Brief: Lines containing the word "blockIdx": say how many there are in the listing, with only the number as the answer.

Provided data:
____

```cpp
#define ACC_SPLIT 16
__global__ __launch_bounds__(256) void accumulate_many_kernel(const float *const *__restrict__ src, float *const *__restrict__ dst,
                                                              const int *__restrict__ n) {
    const float *s = src[blockIdx.x];
    float *d = dst[blockIdx.x];
    const int len = n[blockIdx.x];
    for (int i = blockIdx.y * 256 + threadIdx.x; i < len; i += 256 * ACC_SPLIT) d[i] += s[i];
}

__global__ __launch_bounds__(256) void transpose_many_bf16_kernel(const unsigned short *__restrict__ src_base, unsigned short *__restrict__ dst_base,
                                                                  const int *__restrict__ jobs, int njobs) {
    __shared__ unsigned short tile[64][66];
    int lo = 0, hi = njobs - 1;
    const int bid = blockIdx.x;
    while (lo < hi) {
        const int mid = (lo + hi + 1) >> 1;
        if (jobs[mid * 5 + 4] <= bid) lo = mid; else hi = mid - 1;
    }
    const int *jb = jobs + lo * 5;
    const int rows = jb[2], cols = jb[3], lt = bid - jb[4], tcn = (cols + 63) >> 6;
    const int r0 = (lt / tcn) * 64, c0 = (lt % tcn) * 64;
    const unsigned short *src = src_base + jb[0];
    unsigned short *dst = dst_base + jb[1];
    if (r0 + 64 <= rows && c0 + 64 <= cols && (cols & 7) == 0 && (rows & 7) == 0 && ((jb[0] | jb[1]) & 7) == 0) {
        uint4 v[2];
#pragma unroll
        for (int i = 0; i < 2; ++i) {
            const int q = threadIdx.x + 256 * i, row = q >> 3, c8 = (q & 7) * 8;
            v[i] = *reinterpret_cast<const uint4 *>(src + (size_t)(r0 + row) * cols + c0 + c8);
        }
#pragma unroll
        for (int i = 0; i < 2; ++i) {
            const int q = threadIdx.x + 256 * i, row = q >> 3, c8 = (q & 7) * 8;
            unsigned *t32 = reinterpret_cast<unsigned *>(&tile[row][c8]);
            t32[0] = v[i].x; t32[1] = v[i].y; t32[2] = v[i].z; t32[3] = v[i].w;
        }
        __syncthreads();
#pragma unroll
        for (int i = 0; i < 2; ++i) {
            const int q = threadIdx.x + 256 * i, c = q >> 3, r8 = (q & 7) * 8;
            unsigned short e[8];
#pragma unroll
            for (int j = 0; j < 8; ++j) e[j] = tile[r8 + j][c];
            uint4 o;
            o.x = e[0] | ((unsigned)e[1] << 16); o.y = e[2] | ((unsigned)e[3] << 16);
            o.z = e[4] | ((unsigned)e[5] << 16); o.w = e[6] | ((unsigned)e[7] << 16);
            *reinterpret_cast<uint4 *>(dst + (size_t)(c0 + c) * rows + r0 + r8) = o;
        }
        return;
    }
    const int cx = threadIdx.x & 63, ry = threadIdx.x >> 6;
#pragma unroll
    for (int i = 0; i < 16; ++i) {
        const int r = r0 + ry + 4 * i, c = c0 + cx;
        tile[ry + 4 * i][cx] = (r < rows && c < cols) ? src[(size_t)r * cols + c] : (unsigned short)0;
    }
    __syncthreads();
#pragma unroll
    for (int i = 0; i < 16; ++i) {
        const int c = c0 + ry + 4 * i, r = r0 + cx;
        if (c < cols && r < rows) dst[(size_t)c * rows + r] = tile[cx][ry + 4 * i];
    }
}

extern "C" {

int tsasr_accumulate_many(const void *table, int count, void *stream) {
    TSASR_CHECK_ARG(table && count > 0, "tsasr_accumulate_many: bad arguments");
    const float *const *src = (const float *const *)table;
    float *const *dst = (float *const *)((const char *)table + (size_t)count * sizeof(void *));
    const int *n = (const int *)((const char *)table + (size_t)2 * count * sizeof(void *));
    accumulate_many_kernel<<<dim3(count, ACC_SPLIT), 256, 0, (hipStream_t)stream>>>(src, dst, n);
    TSASR_CHECK_LAUNCH("tsasr_accumulate_many");
    return 0;
}

size_t tsasr_clip_adamw_workspace_bytes(void) { return 2 * OPT_PARTS * sizeof(float); }

int tsasr_clip_adamw_step(float *p, void *p_bf16, const float *g, float *m, float *v, const float *hyper, float *norm_out, float *skipped_out, long long n,
                          float beta1, float beta2, float eps, float weight_decay, float max_norm, void *workspace,
                          size_t workspace_bytes, void *stream) {
    TSASR_CHECK_ARG(p && g && m && v && hyper && workspace, "tsasr_clip_adamw_step: null pointer");
    TSASR_CHECK_ARG(n > 0 && workspace_bytes >= tsasr_clip_adamw_workspace_bytes(), "tsasr_clip_adamw_step: bad size / workspace");
    TSASR_CHECK_ARG((((uintptr_t)p | (uintptr_t)g | (uintptr_t)m | (uintptr_t)v) & 15) == 0, "tsasr_clip_adamw_step: buffers must be 16-byte aligned");
    hipStream_t st = (hipStream_t)stream;
    float *part = (float *)workspace;
    sumsq_partials_kernel<<<OPT_PARTS, 256, 0, st>>>(g, part, n);
    long long blocks = ((n + 3) / 4 + 255) / 256;
    if (blocks > 2048) blocks = 2048;
    clip_adamw_kernel<<<(unsigned)blocks, 256, 0, st>>>(p, (bf16_t *)p_bf16, g, m, v, part, hyper, norm_out, skipped_out, n, beta1, beta2, eps, weight_decay, max_norm);
    TSASR_CHECK_LAUNCH("tsasr_clip_adamw_step");
    return 0;
}

int tsasr_transpose_many_bf16(const void *src_base, void *dst_base, const void *jobs, int njobs, int ntiles, void *stream) {
    TSASR_CHECK_ARG(src_base && dst_base && jobs && njobs > 0 && ntiles > 0, "tsasr_transpose_many_bf16: bad arguments");
    transpose_many_bf16_kernel<<<ntiles, 256, 0, (hipStream_t)stream>>>((const unsigned short *)src_base, (unsigned short *)dst_base, (const int *)jobs, njobs);
    TSASR_CHECK_LAUNCH("tsasr_transpose_many_bf16");
    return 0;
}

}
```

____

Your solution: 5